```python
vp, sz, i32, u8, u64 = ctypes.c_void_p, ctypes.c_size_t, ctypes.c_int, ctypes.c_uint8, ctypes.c_uint64
fp = ctypes.POINTER(ctypes.c_float)
COMM_FN = ctypes.CFUNCTYPE(ctypes.c_int, ctypes.c_void_p, ctypes.c_void_p, ctypes.c_void_p, ctypes.c_size_t)


class MsmShard(ctypes.Structure):
    _fields_ = [("start", ctypes.c_size_t), ("count", ctypes.c_size_t), ("point_groups", ctypes.c_uint),
# ... 95 lines not shown
    ("tachyon_mi355x_ntt4_split_log_r", ctypes.c_uint32, [ctypes.c_uint32, ctypes.c_uint32]),
    ("tachyon_mi355x_bn254_ntt4_stage", None, [vp, i32, i32, vp, vp]),
    ("tachyon_mi355x_bn254_ntt4_synchronize", None, [vp]),
    ("tachyon_mi355x_bn254_ntt4_stream", vp, [vp]),
    ("tachyon_bn254_g2_create_msm_gpu", vp, [u8]),
    ("tachyon_bn254_g2_destroy_msm_gpu", None, [vp]),
    ("tachyon_bn254_g2_affine_msm_gpu", vp, [vp, vp, vp, sz]),
    ("tachyon_bls12_381_g2_create_msm_gpu", vp, [u8]),
    ("tachyon_bls12_381_g2_destroy_msm_gpu", None, [vp]),
    ("tachyon_bls12_381_g2_affine_msm_gpu", vp, [vp, vp, vp, sz]),
    ("tachyon_mi355x_msm_gpu_affine", None, [i32, vp, vp, vp, sz, vp]),
    ("tachyon_mi355x_msm_gpu_window_range_affine", None, [i32, vp, vp, vp, sz, ctypes.c_uint, ctypes.c_uint, vp]),
    ("tachyon_mi355x_msm_gpu_batch_affine", i32, [i32, vp, vp, sz, vp, sz, vp]),
    ("tachyon_mi355x_msm_gpu_plan_windows", ctypes.c_uint, [i32, vp, sz]),
    ("tachyon_mi355x_msm_gpu_set_mixed_windows", i32, [i32, vp, ctypes.c_uint]),
    ("tachyon_mi355x_msm_mixed_layout", i32, [i32, ctypes.c_uint] + [vp] * 5),
    ("tachyon_mi355x_msm_gpu_fold_bases", i32, [i32, vp, vp, sz, ctypes.c_uint, vp]),
    ("tachyon_mi355x_msm_gpu_folded_affine", i32, [i32, vp, vp, vp, sz, ctypes.c_uint, vp]),
    ("tachyon_mi355x_msm_gpu_create", vp, [i32, vp]),
    ("tachyon_mi355x_msm_gpu_destroy", None, [i32, vp]),
    ("tachyon_mi355x_msm_gpu_run", i32, [i32, vp, vp, sz, vp, sz, i32, vp]),
    ("tachyon_mi355x_msm_gpu_run_points", i32, [i32, vp, vp, sz, i32, vp, sz, i32, vp]),
    ("tachyon_mi355x_msm_gpu_set_window_bits", None, [i32, vp, ctypes.c_uint]),
    ("tachyon_mi355x_msm_gpu_set_profile", None, [i32, vp, i32]),
    ("tachyon_mi355x_msm_gpu_set_variant", i32, [i32, vp, i32]),
    ("tachyon_mi355x_msm_gpu_last_divisions", sz, [i32, vp]),
    ("tachyon_mi355x_msm_gpu_run_bytes", sz, [i32, vp, sz, sz]),
    ("tachyon_mi355x_msm_gpu_held_bytes", sz, [i32, vp]),
    ("tachyon_mi355x_msm_gpu_last_schedule", ctypes.c_uint, [i32, vp]),
    ("tachyon_mi355x_msm_madd_ceiling", ctypes.c_double, [i32, i32]),
# ... 194 lines not shown
```

### tachyon_amd/csrc/capi/capi_msm.hip

```cpp
#include "../../../include/tachyon_mi355x.h"

#include <algorithm>
#include <cstdio>
#include <cstdlib>
#include <cstring>
#include <memory>
#include <string>
#include <vector>

#include "../dist/comm.h"
#include "../msm/msm.h"
#include "../msm/msm_multi.h"
#include "capi_guard.h"

using namespace tachyon_amd;

namespace {

template <class Curve>
struct MsmCtx {
  msm::MsmGpu<Curve> impl;
  std::unique_ptr<msm::MsmMultiDevice<Curve>> multi;
  std::string input_dir;
  bool log = false;
// ... 494 lines not shown
}
int tachyon_mi355x_msm_gpu_set_mixed_windows(int curve, void* ctx, unsigned windows) {
  if (!ctx || curve < 0 || curve > 3) return 0;
  const unsigned bits = curve < 2 ? Bn254Fr::Config::kModulusBits : Bls381Fr::Config::kModulusBits;
  if (windows && !msm::MsmPlan::mixed_layout_ok(bits, windows)) return 0;
  GUARD_BEGIN
  CURVE_DISPATCH(curve, {
    auto* m = static_cast<MsmCtx<C>*>(ctx);
    if (windows && m->impl.force_window_bits()) return 0;
    if (windows && window_groups_set(m->impl.variant())) return 0;
    m->set([&](auto& g) { g.set_mixed_windows(windows); });
  })
  GUARD_END
  return 1;
}
int tachyon_mi355x_msm_mixed_layout(int curve, unsigned windows, unsigned* c_lo, unsigned* n_wide, unsigned* key_bits,
                                    unsigned* bit_offsets, unsigned* bucket_offsets) {
  if (curve < 0 || curve > 3) return 0;
  const unsigned bits = curve < 2 ? Bn254Fr::Config::kModulusBits : Bls381Fr::Config::kModulusBits;
  if (!msm::MsmPlan::mixed_layout_ok(bits, windows)) return 0;
  GUARD_BEGIN
  const msm::MsmPlan p = msm::MsmPlan::make_mixed(1, bits, windows);
  if (c_lo) *c_lo = p.c;
  if (n_wide) *n_wide = p.n_wide;
  if (key_bits) *key_bits = msm::kMixedKeyBits;
  for (unsigned w = 0; w <= windows; ++w) {
    if (bit_offsets) bit_offsets[w] = p.bit_offset(w);
    if (bucket_offsets) bucket_offsets[w] = (unsigned)p.bucket_offset(w);
  }
  GUARD_END
// ... 109 lines not shown
```

### tachyon_amd/csrc/msm/msm.h

```cpp
#pragma once
#include <hip/hip_runtime.h>

#include <cstddef>
#include <algorithm>
#include <cstdint>
#include <cstdlib>
#include <stdexcept>
#include <string>
#include <vector>

#include "../common/hip_util.h"
#include "../ec/point.h"

namespace tachyon_amd::msm {

constexpr int kMsmVariantMask = 0x3FFFFBF | (1 << 27);
constexpr int kMsmVariantUniformWindows = 1 << 27;
constexpr unsigned kSchedFusedRecode = 1, kSchedRecodeFedSort = 2, kSchedNarrowStaging = 4, kSchedAcc29 = 8,
                   kSchedLanePair = 16, kSchedAcc28 = 32, kSchedChainsChecked = 64, kSchedEntStaged = 128,
                   kSchedMixedWindows = 256;

constexpr unsigned kMixedKeyBits = 24;
constexpr uint32_t kMixedNoKey = (1u << kMixedKeyBits) - 1;

// ... 172 lines not shown
  static size_t fold_table_bytes(size_t points, unsigned fold) { return (size_t)fold * points * sizeof(Aff); }
  static size_t fold_staging_bytes(size_t points, unsigned fold);
  static constexpr size_t kFoldChunkBytes = size_t(1) << 30;

  static Point combine_windows(const std::vector<Point>& window_sums, unsigned c);
  static Point combine_windows(const std::vector<Point>& window_sums, const MsmPlan& plan);
  static double madd_ceiling(int field_bits);

  void set_force_window_bits(unsigned c) { force_c_ = c; }
  void set_mixed_windows(unsigned W) {
    if (W && !MsmPlan::mixed_layout_ok(Fr::Config::kModulusBits, W))
      (void)MsmPlan::make_mixed(1, Fr::Config::kModulusBits, W);
    mixed_w_ = W;
  }
  unsigned mixed_windows() const { return mixed_w_; }
  void set_variant(int v) {
    if (v < 0 || (v & ~kMsmVariantMask)) throw std::runtime_error("tachyon_mi355x: unknown MSM variant bits");
    variant_ = v;
  }
  void set_profile(bool on) { profile_ = on; }
  unsigned force_window_bits() const { return force_c_; }
  int variant() const { return variant_; }
  bool profile() const { return profile_; }
  const MsmTimings& timings() const { return timings_; }
  hipStream_t stream() const { return stream_; }
  unsigned last_levels() const { return last_levels_; }
  size_t last_divisions() const { return last_divisions_; }
  unsigned last_schedule() const { return last_schedule_; }

 private:
// ... 10 lines not shown
  Buffers carve(const Shape& s);
  uint32_t* recode(const Shape& s, const Buffers& b, const Fr* d_scalars);
  void sort_group(const Shape& s, const Buffers& b, unsigned g, size_t e0, size_t ecount, uint32_t* digit_off);
  void upload_pending_bases(const Aff* d_bases, size_t n);
  void early_chain_tables(const Shape& s, const Buffers& b, size_t e0, size_t ecount);
  AccLaunch acc_launch(bool raw, int ent_mode) const;
  void accumulate(const Shape& s, const Buffers& b, const Aff* d_bases, unsigned g, size_t e0, size_t ecount,
                  size_t tbase);
  ReduceKernels reduce_kernels(bool raw) const;
  void check_early_flags(const Shape& s, const Buffers& b);
  void join_offsets(const Shape& s, const Buffers& b, uint32_t nchains, unsigned K2, unsigned levels, uint32_t* ltab,
                    size_t stride);
  void join(const Shape& s, const Buffers& b, const ReduceKernels& rk);
  void window_sums_two_level(const Shape& s, const Buffers& b, const ReduceKernels& rk, Point* d_windows);
  void window_sums_by_trees(const Shape& s, const Buffers& b, Point* d_windows);
  void window_sums(const Shape& s, const Buffers& b, const ReduceKernels& rk, Point* d_windows);
  void window_sums_by_segments(const Shape& s, const Buffers& b, const ReduceKernels& rk, Point* d_windows);
  Point run_host_pipelined(const void* bases, const void* scalars, size_t n, size_t chunks);
  size_t work_bytes(size_t n, unsigned c, size_t batch = 1) const;
  MsmPlan run_plan(size_t n, unsigned c) const;
  struct AccFields {
    bool tree_reduce, acc29, acc28, pair_acc, pair_limb;
  };
  static AccFields acc_fields(int variant);
  struct SlotBytes {
    size_t slot, lvl_slot;
    bool raw;
  };
  static SlotBytes slot_bytes(const AccFields& f, int variant);
  static bool window_sums_by_scan(const AccFields& f, unsigned buckets);
  static unsigned class_seg(unsigned windows, unsigned buckets);
  static size_t mixed_seg_sums(const AccFields& f, unsigned narrow, unsigned W, unsigned B);
  struct SortKnobs {
    bool fuse_recode, rocprim_hist, wide_stage;
    uint32_t spt;
  };
  static SortKnobs sort_knobs(int variant);
  struct SortShape {
    unsigned key_bits, sort_begin, places;
    uint32_t spt;
    bool narrow, fused, own_sort;
    size_t scatter_lds;
  };
  static SortShape sort_shape(const SortKnobs& k, unsigned c, unsigned Ws, unsigned W, unsigned G, size_t entries,
                              bool mixed = false);
  size_t memory_divisions(size_t n, size_t resident_bytes) const;
  void ensure_group_events(unsigned groups);
  void build_chains(const Shape& s, const Buffers& b);
  hipError_t sort_entries(void* tmp, size_t& bytes, const uint64_t* in, uint64_t* out, size_t count,
                          unsigned begin_bit, unsigned end_bit, hipStream_t s);

  hipStream_t stream_ = nullptr;
  bool own_stream_ = false;
  bool profile_ = false;
  unsigned force_c_ = 0;
  unsigned mixed_w_ = 0;
  int variant_ = 0;
  MsmTimings timings_;
  DeviceBuffer bases_, scalars_, ents_, ents2_, sort_tmp_, scan_tmp_, check_;
  DeviceBuffer start_, end_, cnt_, off_a_, off_b_, part_a_, part_b_, seg_a_, seg_b_, windows_, buckets_;
  enum Mark {
    kMarkStart,
    kMarkUploaded,
    kMarkRecoded,
    kMarkSorted,
    kMarkAccumulated,
    kMarkEnd,
    kMarkChainsRead,
    kMarks
  };
  hipEvent_t ev_[kMarks] = {};
// ... 32 lines not shown
```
....
* TASK DETAILS *
In the records above, find each line that mentions the word "auto", and copy it.

* SOLUTION FOR THIS TASK *
    auto* m = static_cast<MsmCtx<C>*>(ctx);
    m->set([&](auto& g) { g.set_mixed_windows(windows); });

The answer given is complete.